Analysts and currency experts say that the US dollar has been on a roll in 2022 and strengthened its position. Its growth leaves no room for currencies of emerging economies and developing nations, which then incur significant losses. Higher inflation in the US and other major economies reinforce fears of a global recession on assumptions of an aggressive rate hike by the Federal Reserve. They said the dollar index continues to remain strong to its 20-year high against major currencies and ultimately caused some depreciation in the currencies of emerging economies.
Global economic slowdown
Samiullah Tariq, head of research and development at Pakistan Kuwait Investment Company, said Indian and Pakistani currencies would remain under pressure in the short term due to the global economic slowdown, rising inflation and higher energy costs.

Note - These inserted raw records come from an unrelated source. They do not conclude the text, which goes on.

@@ -1352,8 +1388,8 @@
 		case 3: hipLaunchKernelGGL(kernel_material_conductor,  grid, block, 0, stream, p, bounce, sample_index); break;
 	}
 }
-void rt_launch_generate_stream(const RtParams & p, int sample_index, int pixel_offset, int pixel_count, int slot_base, int queue_offset, int block_width, int band_rows, hipStream_t stream) {
-	hipLaunchKernelGGL(kernel_generate_stream, dim3(streaming_grid(pixel_count * p.batch_samples)), dim3(RT_SHADE_BLOCK), 0, stream, p, sample_index, pixel_offset, pixel_count, slot_base, queue_offset, block_width, band_rows);
+void rt_launch_generate_stream(const RtParams & p, const RtGenerateGroup & group, int pixel_offset, int pixel_count, int queue_offset, int block_width, int band_rows, hipStream_t stream) {
+	hipLaunchKernelGGL(kernel_generate_stream, dim3(streaming_grid(pixel_count * group.samples)), dim3(RT_SHADE_BLOCK), 0, stream, p, group, pixel_offset, pixel_count, queue_offset, block_width, band_rows);
 }
 void rt_launch_stream_advance(RtStreamControl * control, int iteration, int generated, int * progress, int reset_ring_first, int reset_ring_count, hipStream_t stream) {
 	hipLaunchKernelGGL(kernel_stream_advance, dim3(1), dim3(256), 0, stream, control, iteration, generated, (volatile int *)progress, reset_ring_first, reset_ring_count);
diff --git a/gpu-raytracer_amd/csrc/rt_api.hip b/gpu-raytracer_amd/csrc/rt_api.hip
--- a/gpu-raytracer_amd/csrc/rt_api.hip
+++ b/gpu-raytracer_amd/csrc/rt_api.hip
@@ -86,7 +86,6 @@
 };
 
 #define RT_STREAM_BATCH_PATHS     (1920 * 1080 * 4)
-#define RT_STREAM_MAX_BATCH       8
 #define RT_STREAM_PROGRESS_RING   64
 #define RT_STREAM_RUN_AHEAD       4
 #define RT_STREAM_TABLE_SNAPSHOTS 8
@@ -2051,22 +2050,59 @@
 	return RT_OK;
 }
 
-static int stream_generate(rt_context * ctx, const StreamSubmission & sub) {
+struct GenerateLaunch {
+	RtGenerateGroup group;
+	int range_offset, range_count, tile_pixels, tile_first, tile_stride;
+	int queue_offset;
+	int first, count;
+};
+static int stream_group_generation(const StreamSubmission * subs, int count, std::vector<GenerateLaunch> & launches) {
+	long long offset = 0;
+	for (int first = 0; first < count; ) {
+		const StreamSubmission & head = subs[first];
+		GenerateLaunch g = { };
+		g.range_offset = head.range_offset; g.range_count = head.range_count; g.tile_pixels = head.tile_pixels; g.tile_first = head.tile_first; g.tile_stride = head.tile_stride;
+		g.queue_offset = int(offset); g.first = first;
+		int k = first;
+		for (; k < count && g.group.count < RT_STREAM_MAX_BATCH; k++) {
+			const StreamSubmission & sub = subs[k];
+			if (sub.range_offset != head.range_offset || sub.range_count != head.range_count || sub.tile_pixels != head.tile_pixels || sub.tile_first != head.tile_first || sub.tile_stride != head.tile_stride) break;
+			g.group.first_sample[g.group.count] = sub.first_sample; g.group.slot_base[g.group.count] = sub.slot_base; g.group.sample_count[g.group.count] = sub.sample_count;
+			g.group.count++; g.group.samples += sub.sample_count;
+		}
+		g.count = k - first;
+		offset += (long long)g.range_count * g.group.samples;
+		launches.push_back(g);
+		first = k;
+	}
+	return int(offset);
+}
+static void stream_launch_generation(const RtParams & p, const GenerateLaunch & g, hipStream_t st) {
+	RtParams pg = p;
+	pg.tile_pixels = g.tile_pixels; pg.tile_first = g.tile_first; pg.tile_stride = g.tile_stride;
+	const int order = 8;
+	const int frame = pg.screen_width * pg.screen_height;
+	const bool whole_bands = g.tile_pixels > 0 ? g.tile_pixels % (order * pg.screen_width) == 0 : (g.range_offset == 0 && g.range_count == frame);
+	rt_launch_generate_stream(pg, g.group, g.range_offset, g.range_count, g.queue_offset, whole_bands ? order : 0, whole_bands ? order : 0, st);
+}
+
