void launch_begin_stage(hipStream_t s, int* rng_step, int* adam_step, float* scalars, int scal_off, int scal_n);
void launch_bucket_to_bf16(hipStream_t s, const float* src, void* dst, long n);
void launch_bucket_from_bf16(hipStream_t s, const void* src, float* dst, long n);
void launch_task_loss(hipStream_t s, int kind, const float* pred, const float* y, float* dpred, float* task, int B);
void launch_finalize_stage1(hipStream_t s, float* scal, const float* mi, const float* cmi, const float* bce, const float* coef1);
void launch_finalize_stage2(hipStream_t s, float* scal, const float* mi, const float* cmi, const float* coef2, int have_mi);
void launch_stage_boundary(hipStream_t s, float* scal, const float* mi, const float* cmi, const float* bce, const float* coef1, int* rng_step,
                           int* adam_step, const float* pred, const float* y, float* dpred, int B, int kind);

struct Roctx {
  int (*push)(const char*) = nullptr;
  int (*pop)() = nullptr;
  Roctx() {
    void* h = dlopen("librocprofiler-sdk-roctx.so", RTLD_LAZY | RTLD_LOCAL);
    if (!h) h = dlopen("librocprofiler-sdk-roctx.so.1", RTLD_LAZY | RTLD_LOCAL);
    if (!h) h = dlopen("libroctx64.so", RTLD_LAZY | RTLD_LOCAL);
    if (!h) h = dlopen("libroctx64.so.4", RTLD_LAZY | RTLD_LOCAL);
    if (h) {
      push = reinterpret_cast<int (*)(const char*)>(dlsym(h, "roctxRangePushA"));
      pop = reinterpret_cast<int (*)()>(dlsym(h, "roctxRangePop"));
      if (!push || !pop) push = nullptr;
    }
  }
};
inline Roctx& roctx() { static Roctx r; return r; }
struct Range {
  bool on;
  explicit Range(const char* name) : on(roctx().push != nullptr) { if (on) roctx().push(name); }
  ~Range() { if (on) roctx().pop(); }
};

struct Lin { long w = -1, b = -1; int out = 0, in = 0; };
struct GruDirW { long w_ih = 0, w_hh = 0, b_ih = 0, b_hh = 0; int din = 0; };
struct AxisW { Lin fc1, fc2; long res = -1, ln_g = -1, ln_b = -1; int in = 0, hid = 0, out = 0; };
struct BlockW { AxisW ax[3]; };
struct MixBuf { float *xn = nullptr, *xn_mean = nullptr, *xn_rstd = nullptr, *u = nullptr, *h = nullptr, *y = nullptr,
                      *z = nullptr, *mean = nullptr, *rstd = nullptr; };
struct BlockBuf { MixBuf l, k, d; };

}

using namespace eng;

}

using namespace mimrl;
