@@ -63,20 +65,20 @@
     return lib
 
 
-def _probe_needs_build():
-    if not os.path.exists(LIB_PROBE):
+def _probe_needs_build(src=PROBE_SRC, lib=LIB_PROBE):
+    if not os.path.exists(lib):
         return True
-    t = os.path.getmtime(LIB_PROBE)
-    return any(os.path.getmtime(s) > t for s in (PROBE_SRC, os.path.join(CSRC, "es_bessel.hpp")))
+    t = os.path.getmtime(lib)
+    return any(os.path.getmtime(s) > t for s in (src, os.path.join(CSRC, "es_bessel.hpp")))
 
 
-def _build_probe(verbose):
-    cmd = [_hipcc()] + FLAGS + ["-shared", PROBE_SRC, "-o", LIB_PROBE]
+def _build_probe(verbose, src=PROBE_SRC, lib=LIB_PROBE):
+    cmd = [_hipcc()] + FLAGS + ["-shared", src, "-o", lib]
     if verbose:
         print(" ".join(cmd))
     r = subprocess.run(cmd, stdout=subprocess.PIPE, stderr=subprocess.STDOUT, text=True)
     if r.returncode != 0:
-        raise RuntimeError(f"hipcc failed for {PROBE_SRC}:\n{r.stdout}")
+        raise RuntimeError(f"hipcc failed for {src}:\n{r.stdout}")
     if verbose and r.stdout.strip():
         print(r.stdout)
 
@@ -91,6 +93,8 @@
         _compile_and_link(LIB_IEEE, ["-DES_IEEE_DIVISION"], ".ieee", verbose)
     if os.path.exists(PROBE_SRC) and (force or _probe_needs_build()):
         _build_probe(verbose)
+    if os.path.exists(PROBE_FAST_SRC) and (force or _probe_needs_build(PROBE_FAST_SRC, LIB_PROBE_FAST)):
+        _build_probe(verbose, PROBE_FAST_SRC, LIB_PROBE_FAST)
     return LIB
 
 
diff --git a/eigensolver_amd/csrc/es_bessel.hpp b/eigensolver_amd/csrc/es_bessel.hpp
--- a/eigensolver_amd/csrc/es_bessel.hpp
+++ b/eigensolver_amd/csrc/es_bessel.hpp
@@ -51,6 +51,38 @@
 #endif
   return qdiv(a, ai);
 }
+
+ES_HD double rcp1(double x) { return qdiv(1.0, x); }
+
+#if defined(ES_BESSEL_TABLES)
+constexpr int kSerI0 = 12, kSerS0 = 12, kSerI1 = 11, kSerS1 = 12;
+struct KSeriesTable {
+  double i0[kSerI0 + 1], s0[kSerS0 + 1], i1[kSerI1 + 1], s1[kSerS1 + 1];
+};
+constexpr KSeriesTable make_kseries() {
+  KSeriesTable T{};
+  double fk = 1.0, hk = 0.0;
+  for (int k = 0; k <= 12; ++k) {
+    if (k > 0) { fk *= (double)k; hk += 1.0 / (double)k; }
+    const double fk1 = fk * (double)(k + 1), hk1 = hk + 1.0 / (double)(k + 1);
+    const double a = (1.0 / fk) / fk, b = (1.0 / fk) / fk1;
+    if (k <= kSerI0) T.i0[k] = a;
+    if (k <= kSerS0) T.s0[k] = hk * a;
+    if (k <= kSerI1) T.i1[k] = b;
+    if (k <= kSerS1) T.s1[k] = (hk + hk1) * b;
+  }
+  return T;
+}
+static __constant__ KSeriesTable kKSeries = make_kseries();
+
+#define ES_CONST_AS __attribute__((address_space(4)))
+template <class Tab>
+__device__ __forceinline__ const ES_CONST_AS Tab* local_table(const Tab* table) {
+  const ES_CONST_AS Tab* p = (const ES_CONST_AS Tab*)table;
+  asm volatile("" : "+s"(p));
+  return p;
+}
+#endif
 
 constexpr double kEulerGamma = 0.57721566490153286060651209008240243;
 constexpr double kPi = 3.14159265358979323846264338327950288;
@@ -80,6 +112,46 @@
 static const double kChebK1[kChebN] = ES_CHEB_K1;
 #endif
 
+#if defined(ES_BESSEL_TABLES)
+ES_HD void ke01(double x, double r, double& k0, double& k1, double& sx) {
+  if (x <= 2.0) {
+    const double t = 0.25 * x * x;
+    const double lg = log(0.5 * x) + kEulerGamma;
+    const ES_CONST_AS KSeriesTable* T = local_table(&kKSeries);
+    double i0 = T->i0[kSerI0], s0 = T->s0[kSerS0];
+#pragma unroll
+    for (int j = kSerI0 - 1; j >= 0; --j) i0 = fma(i0, t, T->i0[j]);
+#pragma unroll
+    for (int j = kSerS0 - 1; j >= 0; --j) s0 = fma(s0, t, T->s0[j]);
+    double i1 = T->i1[kSerI1], s1 = T->s1[kSerS1];
+#pragma unroll
+    for (int j = kSerI1 - 1; j >= 0; --j) i1 = fma(i1, t, T->i1[j]);
+#pragma unroll
+    for (int j = kSerS1 - 1; j >= 0; --j) s1 = fma(s1, t, T->s1[j]);
+    const double ex = exp(x);
+    k0 = ex * (-lg * i0 + s0);
+    k1 = ex * (r + lg * (0.5 * x) * i1 - 0.25 * x * s1);
+    sx = 1.4142135623730951;
+  } else {
+    const double y = 4.0 * r - 1.0, y2 = y + y;
+    double p1 = 0.0, p2 = 0.0, q1 = 0.0, q2 = 0.0;
+    const ES_CONST_AS double* c0 = local_table(&kChebK0[0]);
+    const ES_CONST_AS double* c1 = local_table(&kChebK1[0]);
+#pragma unroll
+    for (int j = kChebN - 1; j >= 1; --j) {
+      const double pn = fma(y2, p1, c0[j] - p2);
+      const double qn = fma(y2, q1, c1[j] - q2);
+      p2 = p1; p1 = pn;
+      q2 = q1; q1 = qn;
+    }
+    sx = sqrt(x);
+    const double rs = sx * r;
+    k0 = fma(y, p1, c0[0] - p2) * rs;
+    k1 = fma(y, q1, c1[0] - q2) * rs;
+  }
+}
+#endif
+
 ES_HD void ke01(double x, double& k0, double& k1) {
   if (x <= 2.0) {
     const double t = 0.25 * x * x;
@@ -129,6 +201,21 @@
   knp1 = b;
 }
 
+#if defined(ES_BESSEL_TABLES)
+ES_HD void ke_pair(int n, double x, double r, double& kn, double& knp1, double& sx) {
+  double a, b;
+  ke01(x, r, a, b, sx);
+  const double tox = 2.0 * r;
+  for (int j = 1; j <= n; ++j) {
+    const double c = a + (double)j * tox * b;
+    a = b;
+    b = c;
+  }
+  kn = a;
+  knp1 = b;
+}
+#endif
+
 ES_HD void ie_pair(int n, double x, double& in_, double& inp1) {
   const double t = 0.25 * x * x;
   const double hx = 0.5 * x;
@@ -165,6 +252,25 @@
   in_ = 1.0 / (x * fma(f, kn, knp1));
   inp1 = f * in_;
 }
+
+#if defined(ES_BESSEL_TABLES)
+ES_HD void ie_pair_from_k(int n, double x, double r, double sx, double kn, double knp1, double& in_, double& inp1) {
+  if (x < 0.5) { ie_pair(n, x, in_, inp1); return; }
+  const int M = n + 4 + (int)(6.324555320336759 * sx);
+  const double tox = 2.0 * r;
+  double ip = 0.0, ic = 1e-200;
+  double ktox = (double)M * tox;
+  for (int k = M; k > n; --k) {
+    const double im = fma(ktox, ic, ip);
+    ip = ic;
+    ic = im;
+    ktox -= tox;
+  }
+  const double f = qdiv(ip, ic);
+  in_ = rcp1(x * fma(f, kn, knp1));
+  inp1 = f * in_;
+}
+#endif
 
 ES_HD void jy_pair(int n, double x, double& jn, double& jn1, double& yn, double& yn1) {
   int M = (int)(1.15 * x) + 36 + n;
diff --git a/eigensolver_amd/csrc/es_shoot.hip b/eigensolver_amd/csrc/es_shoot.hip
--- a/eigensolver_amd/csrc/es_shoot.hip
+++ b/eigensolver_amd/csrc/es_shoot.hip
@@ -122,7 +122,7 @@
   const double k = in ? kv[i] : 1.0;
   const double w = in ? wv[i] : 1.0;
   double D, rel; uint8_t st;
-  shoot_point<FAM>(P, k, w, w, D, rel, st, es_point_lds);
+  shoot_point<FAM, true, true>(P, k, w, w, D, rel, st, es_point_lds);
   if (in) {
     Dout[i] = D;
     stout[i] = st;
diff --git a/eigensolver_amd/csrc/es_shoot_device.hpp b/eigensolver_amd/csrc/es_shoot_device.hpp
--- a/eigensolver_amd/csrc/es_shoot_device.hpp
+++ b/eigensolver_amd/csrc/es_shoot_device.hpp
@@ -358,6 +358,83 @@
   int status;
 };
 
+#if defined(__HIP_DEVICE_COMPILE__) && !defined(ES_IEEE_DIVISION)
+#define ES_FAST_EXTERIOR 1
+#endif
+
+template <bool FAST = true>
+__device__ __forceinline__ double status_div(double a, double b) {
+#if defined(ES_FAST_EXTERIOR)
+  if (FAST) {
+    const double q = esb::qdiv(a, b);
+    if (!(fabs(q) > 1e-290 && fabs(q) < 1e290)) return a / b;
+    return q;
+  }
+#endif
+  return a / b;
+}
+
+#if defined(ES_FAST_EXTERIOR)
+__device__ __forceinline__ Exterior exterior_cylinder_fast(const ShootDev& P, double k, double w, double w_cst) {
+  Exterior X;
+  const double k2 = k * k, w2 = w * w;
+  X.Oe = w;
+  X.m_e = status_div((k2 * P.vAe2 - w2) * (k2 * P.ce2 - w2), P.Se * (k2 * P.cTe2 - w2));
+  X.cst = status_div(-1.0, P.rho_e * (k2 * P.vAe2 - w_cst * w_cst));
+  X.yb = X.dyb = NAN;
+  if (X.m_e < 0.0) { X.status = ES_PT_LEAKY; return X; }
+  if (!(X.m_e > 0.0) || !isfinite(X.m_e) || !isfinite(X.cst)) { X.status = ES_PT_NONFINITE; return X; }
+  X.status = ES_PT_OK;
+  const double mu = sqrt(X.m_e);
+  const double sgn = (P.xb < 0.0) ? -1.0 : 1.0;
+  const double xR = mu * esb::qdiv(P.R_factor, k), xb = mu;
+  const double rb = esb::rcp1(xb), rR = esb::rcp1(xR);
+  const int n = P.m_ext;
+  double Kb, Kb1, KR, KR1, sxb, sxR;
+#if defined(ES_EXTERIOR_STUB)
+  if (ES_EXTERIOR_STUB & 1) { Kb = xb; Kb1 = rb; sxb = sqrt(xb); } else esb::ke_pair(n, xb, rb, Kb, Kb1, sxb);
+  if (ES_EXTERIOR_STUB & 2) { KR = xR; KR1 = rR; sxR = sqrt(xR); } else esb::ke_pair(n, xR, rR, KR, KR1, sxR);
+#else
+  esb::ke_pair(n, xb, rb, Kb, Kb1, sxb);
+  esb::ke_pair(n, xR, rR, KR, KR1, sxR);
+#endif
+  const double dn = (double)n;
+  const double nb = dn * rb, nR = dn * rR;
+  const double dKb = -Kb1 + nb * Kb;
+  const double dKR = -KR1 + nR * KR;
+  const double g = P.ic1 * (sgn * rb);
+  double Pv, dPv;
+  const double gap = xR - xb;
+  if (gap < 40.0) {
+    double Ib, Ib1, IR, IR1;
+#if defined(ES_EXTERIOR_STUB)
+    if (ES_EXTERIOR_STUB & 4) { Ib = rb; Ib1 = 0.5 * rb; IR = rR; IR1 = 0.5 * rR; } else
+#endif
+    {
+      esb::ie_pair_from_k(n, xb, rb, sxb, Kb, Kb1, Ib, Ib1);
+      esb::ie_pair_from_k(n, xR, rR, sxR, KR, KR1, IR, IR1);
+    }
+    const double dIb = Ib1 + nb * Ib;
+    const double dIR = IR1 + nR * IR;
+    const double a_s = -(P.ic0 * dKR - g * KR);
+    const double b_s = -(g * IR - P.ic0 * dIR);
+    const double E2 = exp(-2.0 * gap);
+    Pv = b_s * Kb + E2 * a_s * Ib;
+    dPv = sgn * mu * (b_s * dKb + E2 * a_s * dIb);
+  } else {
+    const double rI = 1.0 - 0.5 * rR - (4.0 * dn * dn - 1.0) * (0.125 * rR * rR);
+    const double b_s = -(g - P.ic0 * rI);
+    Pv = b_s * Kb;
+    dPv = sgn * mu * (b_s * dKb);
+  }
+  const double nrm = fabs(Pv);
+  X.yb = copysign(1.0, Pv);
+  X.dyb = status_div(dPv, nrm);
+  if (!(nrm > 0.0) || !isfinite(nrm) || !isfinite(X.dyb)) X.status = ES_PT_NONFINITE;
+  return X;
+}
+#endif
+
 __device__ __forceinline__ Exterior exterior_cylinder(const ShootDev& P, double k, double w, double w_cst) {
   Exterior X;
   const double k2 = k * k, w2 = w * w;
@@ -406,6 +483,11 @@
   if (!isfinite(X.yb) || !isfinite(X.dyb)) X.status = ES_PT_NONFINITE;
   return X;
 }
+#if !defined(ES_FAST_EXTERIOR)
+__device__ __forceinline__ Exterior exterior_cylinder_fast(const ShootDev& P, double k, double w, double w_cst) {
+  return exterior_cylinder(P, k, w, w_cst);
+}
+#endif
 
 __device__ __forceinline__ Exterior exterior_slab(const ShootDev& P, double k, double w) {
   Exterior X;
@@ -434,7 +516,7 @@
 
 struct Mismatch { double d, outer, inner; };
 
-template <int FAM, class Ext>
+template <int FAM, bool FAST = false, class Ext>
 __device__ __forceinline__ Mismatch boundary_algebra(const ShootDev& P, const KScal& s, double w, const Ext& X,
                                                      double r1, double r2, const double* e_first) {
   Mismatch M;
@@ -443,13 +525,13 @@
     const double xi_e = X.outer;
     double Xb;
     if (P.axis_bc == ES_AXIS_KINK) {
-      Xb = (P.bc_const * xi_e - r1 * Pb) / r2;
+      Xb = status_div<FAST>(P.bc_const * xi_e - r1 * Pb, r2);
     } else if (P.axis_bc == ES_AXIS_ROTATION_KINK) {
-      Xb = (-(P.bc_const * xi_e) - r1 * Pb) / r2;
+      Xb = status_div<FAST>(-(P.bc_const * xi_e) - r1 * Pb, r2);
     } else {
-      Xb = -(r1 * Pb) / r2;
+      Xb = status_div<FAST>(-(r1 * Pb), r2);
     }
-    const double xi_i = Xb / P.xb;
+    const double xi_i = status_div<FAST>(Xb, P.xb);
     M.outer = xi_e; M.inner = xi_i; M.d = xi_e - xi_i;
   } else {
     const double P_left = X.outer;
diff --git a/eigensolver_amd/csrc/es_shoot_grid_body.hpp b/eigensolver_amd/csrc/es_shoot_grid_body.hpp
--- a/eigensolver_amd/csrc/es_shoot_grid_body.hpp
+++ b/eigensolver_amd/csrc/es_shoot_grid_body.hpp
@@ -43,7 +43,7 @@
           const bool in = row_ok && ic < ncols;
           const int iw = in ? (opts.cols ? opts.cols[1 + ic] : ic) : 0;
           const double wp = in ? pick_w(wv, w_mode, k, row, nw, iw) : 1.0;
-          const ExteriorLite Xp = exterior_lite(P, k, wp, wp);
+          const ExteriorLite Xp = exterior_lite<FAM, true>(P, k, wp, wp);
           const bool dead = opts.skip && !TRACK && band_crossed(P, k, wp);
           lane_live = lane_live || (in && Xp.status == ES_PT_OK && !dead);
           double* xs = xstash + (size_t)(4 * p) * MAXT + threadIdx.x;
@@ -60,7 +60,7 @@
       if (!STASH) {
 #pragma unroll
         for (int p = 0; p < PTS; ++p) {
-          X[p] = exterior_lite(P, k, w[p], w[p]);
+          X[p] = exterior_lite<FAM, true>(P, k, w[p], w[p]);
           const bool dead = opts.skip && !TRACK && band_crossed(P, k, w[p]);
           lane_live = lane_live || (inr[p] && X[p].status == ES_PT_OK && !dead);
         }
@@ -194,7 +194,7 @@
       for (int p = 0; p < PTS; ++p) {
         if (!inr[p]) continue;
         const int iw = iwp[p];
-        const Mismatch M = boundary_algebra<FAM>(P, s, w[p], X[p], zp[p], zq[p], ef);
+        const Mismatch M = boundary_algebra<FAM, true>(P, s, w[p], X[p], zp[p], zq[p], ef);
         double D, rel; uint8_t st;
         const bool crossed = TRACK ? trk[p].crossed() : band_crossed(P, k, w[p]);
         finish_point(P, M, X[p], crossed, D, rel, st);
diff --git a/eigensolver_amd/csrc/es_shoot_shared.hpp b/eigensolver_amd/csrc/es_shoot_shared.hpp
--- a/eigensolver_amd/csrc/es_shoot_shared.hpp
+++ b/eigensolver_amd/csrc/es_shoot_shared.hpp
@@ -35,8 +35,11 @@
   int status;
 };
 
+template <int FAM = -1, bool FAST = false>
 __device__ __forceinline__ ExteriorLite exterior_lite(const ShootDev& P, double k, double w, double w_cst) {
-  const Exterior X = (P.family == FAM_CYL0 || P.family == FAM_CYLT) ? exterior_cylinder(P, k, w, w_cst) : exterior_slab(P, k, w);
+  const bool cyl = FAST ? (FAM == FAM_CYL0 || FAM == FAM_CYLT) : (P.family == FAM_CYL0 || P.family == FAM_CYLT);
+  const Exterior X = cyl ? (FAST ? exterior_cylinder_fast(P, k, w, w_cst) : exterior_cylinder(P, k, w, w_cst))
+                         : exterior_slab(P, k, w);
   ExteriorLite L;
   L.outer = X.cst * X.dyb;
   L.yb = X.yb;
@@ -56,7 +59,7 @@
   if (crossed) st = ES_PT_CONTINUUM;
 }
 
-template <int FAM, bool TRACK, bool BANDS = !TRACK, int C1P = 0>
+template <int FAM, bool TRACK, bool BANDS = !TRACK, int C1P = 0, bool FAST = false>
 __device__ __forceinline__ void shoot_point_impl(const ShootDev& P, double k, double w, double w_cst, double& D,
                                                  double& rel, uint8_t& st, double* __restrict__ sb) {
   constexpr int NE = FamTraits<FAM>::NE;
@@ -66,7 +69,7 @@
   const double h = P.h, h2 = 0.5 * P.h, h6 = P.h / 6.0, h3 = P.h / 3.0;
   SignTrack trk;
   double b[NB], e[NE], e2[NE];
-  const ExteriorLite X = exterior_lite(P, k, w, w_cst);
+  const ExteriorLite X = exterior_lite<FAM, FAST>(P, k, w, w_cst);
   Coef B0;
   double zp = 0.0, zq = 0.0;
   const int nchunks = (nsteps + CH - 1) / CH;
@@ -146,7 +149,7 @@
 #undef ES_ENTRY
     adjoint_rescale<FAM>(zp, zq, nsteps - c0 - nst, nsteps - c0);
   }
-  const Mismatch M = boundary_algebra<FAM>(P, s, w, X, zp, zq, e2);
+  const Mismatch M = boundary_algebra<FAM, FAST>(P, s, w, X, zp, zq, e2);
   finish_point(P, M, X, TRACK ? trk.crossed() : (BANDS ? band_crossed(P, k, w) : false), D, rel, st);
 }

"Higher oil prices are expected to put pressure on the Indian and Pakistani rupees as both are major importers of oil to fulfil their energy needs," Tariq told Khaleej Times on Tuesday.
Replying to a question, he ruled out sharp fluctuations in both currencies and said the Pakistani rupee should be stable around 58-60 against the Dirham. The Indian rupee should fluctuate between 22.5 and 23 versus the UAE currency.
The Pak rupee, which hit an all-time low of 239.71 to a US dollar on September 22, remained highly volatile since March and shed approximately 24 per cent of its value against the greenback and other major currencies this year. It recovered significantly since Finance Minister Ishaq Dar took charge of his office and found that the rupee is undervalued at 240 to a dollar.
In early trading on Tuesday, the Pakistani rupee dropped to 219.5 against the US dollar (59.81 versus the dirham). It closed 218.89 against the dollar (59.64 versus the dirham) on Monday.
Rate hike, oil weigh
Vijay Valecha, chief investment officer at Century Finacial, said the combo of aggressive Fed hikes and higher crude oil prices has pushed the Indian rupee lower against the greenback.
"At the same time, RBI is likely to be cautious this time around, as it has already spent a substantial sum to defend the rupee. The decline in forex reserves has been quite steep during the past few months, but it is not alarming as they are still deemed adequate," he said.
He said the RBI had raised interest rate by 190 basis points (bps) since May to keep inflation and the rupee in check, while the US Federal Reserve hiked rates by 275bps during the same period and is expected not to stop until a terminal Fed fund rate of 4.50 per cent is reached by March 2023.
"General consensus for the RBI’s next hike seems to point to 50bps from the initial 35bps forecasted, in favour of protecting the rate gap between India and the US. In spite of this more than-expected rate hike, the rupee may remain subdued as the interest rate differential remains high," Valecha said.
"The RBI is likely to be cautious regarding interventions in the currency market, having spent $100 billion to defend the currency. As a result, the near future of the rupee is forecasted to remain gloomy and could slide to 83.50 against the US dollar (22.75 versus the UAE dirham, where we could see some RBI intervention," he said.
The Indian rupee, which lost almost 11 per cent of its value this year, traded in a stable range at 82.25 against the dollar in early trading on Tuesday. It closed unchanged at 82.35 against the dollar (22.43 versus the dirham) on Monday.
Maker experts anticipated RBI intervention in the forex market and said the rupee is expected to trade in a narrow range in the near future.
"The RBI will keep the currency around 82.40 levels against the dollar (22.45 against the dirham)," according to market experts.